[What you have to do]: One number is the whole answer: the tally of lines in the records below that contain "planes".

[Source data]:
EBEN_API int eben_bl_from_f32(const float* x, int batch, int channels, int length, void* hi, void* lo , void* stream);
EBEN_API int eben_bl_to_f32(const void* hi, const void* lo , int batch, int channels, int length, float* x, void* stream);
EBEN_API int eben_bl_conv1d_fwd(const EbenConv1dDesc* d, const void* x_hi, const void* x_lo, const float* wp_fwd, const float* bias,
                       void* y_hi, void* y_lo, void* stream);
EBEN_API int eben_bl_conv1d_bwd_dx(const EbenConv1dDesc* d, const void* g_hi, const float* wp_bwd, const void* act_hi, const void* act_lo,
                          float mask_slope, int seg, const int* seg_map, int fm_rows, int ref_row_offset, const float* fm_sums,
                          float fm_gs, void* dx_hi, void* dx_lo , void* stream);

EBEN_API int eben_bl_dx_pr_desc(const EbenConv1dDesc* d, EbenConv1dDesc* primed);
EBEN_API int eben_bl_dx_pr_weights(const EbenConv1dDesc* d, const float* v, const float* scale, float* w_primed, void* stream);
EBEN_API int eben_bl_conv1d_bwd_dx_pr(const EbenConv1dDesc* d, const void* g_hi, const float* wp_primed_fwd, const void* act_hi, const void* act_lo,
                                      float mask_slope, int seg, const int* seg_map, int fm_rows, int ref_row_offset, const float* fm_sums,
                                      float fm_gs, void* dx_hi, void* dx_lo, void* stream);
EBEN_API int eben_bl_conv1d_bwd_dx_c(const EbenConv1dDesc* d, const void* g_hi, const float* wp_bwd, const void* act_hi, const void* act_lo,
                            const void* fm_codes, float mask_slope, int seg, const int* seg_map, int fm_rows, int ref_row_offset,
                            const float* fm_sums, float fm_gs, void* dx_hi, void* dx_lo , void* stream);
EBEN_API int eben_bl_conv1d_bwd_dx_pr_c(const EbenConv1dDesc* d, const void* g_hi, const float* wp_primed_fwd, const void* act_hi, const void* act_lo,
                               const void* fm_codes, float mask_slope, int seg, const int* seg_map, int fm_rows, int ref_row_offset,
                               const float* fm_sums, float fm_gs, void* dx_hi, void* dx_lo , void* stream);
EBEN_API size_t eben_bl_conv1d_bwd_dw_workspace(const EbenConv1dDesc* d, int* nslab, int* row_stride, int* col_perm_k);
EBEN_API int eben_bl_conv1d_bwd_dw(const EbenConv1dDesc* d, const void* dy_hi, const void* x_hi, int has_bias, float* slabs, size_t ws_bytes,
                          void* stream);
EBEN_API int eben_bl_conv1d_bwd_dw_multi(const EbenConv1dDesc* const* descs, const void* const* dy_hi, const void* const* x_hi, int has_bias,
                                float* const* slabs, const size_t* ws_bytes, int n, void* stream);
EBEN_API int eben_bl_conv1d_bwd_dw_variant(const EbenConv1dDesc* d, int* out, int n);
typedef struct EbenBlHeadJob {
  const float* x;
  const float* v; const float* scale;
  const float* bias;
  void* y_hi; void* y_lo;
  int32_t c_in, c_out, l_in, l_out, ksize, dilation, pad, reflect_pad;
  float out_slope; int32_t pad_;
} EbenBlHeadJob;
EBEN_API int eben_bl_head_fwd(const EbenBlHeadJob* jobs, int njobs, int batch, void* stream);
EBEN_API int eben_bl_head_dx(const EbenBlHeadJob* jobs, int njobs, int rows, float* dx, void* stream);
EBEN_API size_t eben_bl_head_dw_workspace(const EbenBlHeadJob* job, int rows, int* nslab, int* row_stride);
EBEN_API int eben_bl_head_dw(const EbenBlHeadJob* job, int rows, float* slabs, size_t ws_bytes, void* stream);
EBEN_API int eben_bl_tail_fwd(const void* x_hi, const void* x_lo, int batch, int channels, int length, int ksize, int pad, const float* v,
                     const float* scale, const float* bias, float out_slope, float* y, void* stream);
EBEN_API int eben_bl_tail_dx(const float* seeds, int rows, int channels, int length, int ksize, int pad, const float* v, const float* scale,
                    const void* act_hi, const void* act_lo, float mask_slope, int seg, const int* seg_map, int fm_rows,
                    int ref_row_offset, const float* fm_sums, float fm_gs, void* g_hi, void* g_lo , void* stream);
EBEN_API size_t eben_bl_tail_dw_workspace(int rows, int channels, int l_out, int ksize, int nbranch, int* nslab, int* row_stride);
EBEN_API int eben_bl_tail_dw(const float* seeds, const void* x_hi, const void* x_lo, int rows, int nbranch, int channels, int length, int ksize, int pad,
                    float* slabs, size_t ws_bytes, void* stream);
EBEN_API size_t eben_bl_fm_sums_workspace(int npairs);
EBEN_API int eben_bl_fm_sums(const void* const* planes, const int64_t* units, int npairs, float* partial_ws, size_t ws_bytes, float* sums,
                    void* stream);
EBEN_API int eben_bl_fm_sums_codes(const void* const* planes, const int64_t* units, void* const* codes, int npairs, float* partial_ws,
                                   size_t ws_bytes, float* sums, void* stream);

EBEN_API size_t eben_ru_packed_floats(int channels);
EBEN_API int eben_ru_pack(int channels, const float* v_dil, const float* scale_dil, const float* v_pw, const float* scale_pw, float* wimg,
                 void* stream);
EBEN_API int eben_ru_fwd(int batch, int channels, int length, int dilation, const float* x, float in_slope, float out_slope,
                const float* wimg, float* y, float* h, float* u, void* stream);
EBEN_API int eben_ru_pack_bwd(int channels, const float* v_dil, const float* scale_dil, const float* v_pw, const float* scale_pw,
                     float* wimg_bwd, void* stream);
EBEN_API int eben_ru_bwd(int batch, int channels, int length, int dilation, const float* gy, const float* u, float out_slope,
                const float* x, float in_slope, const float* post, const float* wimg_bwd, float* gx, float* gh, void* stream);

EBEN_API size_t eben_ru_packed_floats_ex(int channels, int math);
EBEN_API int eben_ru_supported(int channels, int dilation, int math);
EBEN_API int eben_ru_pack_ex(int channels, int math, int which, const float* v_dil, const float* scale_dil, const float* v_pw,
                    const float* scale_pw, float* wimg, void* stream);
typedef struct EbenRuPackJob {
  int32_t channels, math, which, pad_;
  const float* v_dil; const float* scale_dil; const float* v_pw; const float* scale_pw; float* wimg;
} EbenRuPackJob;
EBEN_API int eben_ru_pack_multi(const EbenRuPackJob* jobs, int n, void* stream);
EBEN_API int eben_ru_fwd_ex(int math, int batch, int channels, int length, int dilation, const float* x, float in_slope, float out_slope,
                   const float* wimg, float* y, float* h, float* u, void* stream);
EBEN_API int eben_ru_bwd_ex(int math, int batch, int channels, int length, int dilation, const float* gy, const float* u, float out_slope,
                   const float* x, float in_slope, const float* post, const float* wimg_bwd, float* gx, float* gh, void* stream);

EBEN_API int eben_ru_dw_slabs(int batch, int channels, int length);
EBEN_API int eben_ru_dw(int math, int batch, int channels, int length, int dilation, const float* gy, const float* u, float out_slope,
               const float* h, const float* gh, const float* x, float in_slope, float* slabs_pw, float* slabs_dil, void* stream);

[Solved problem]: 2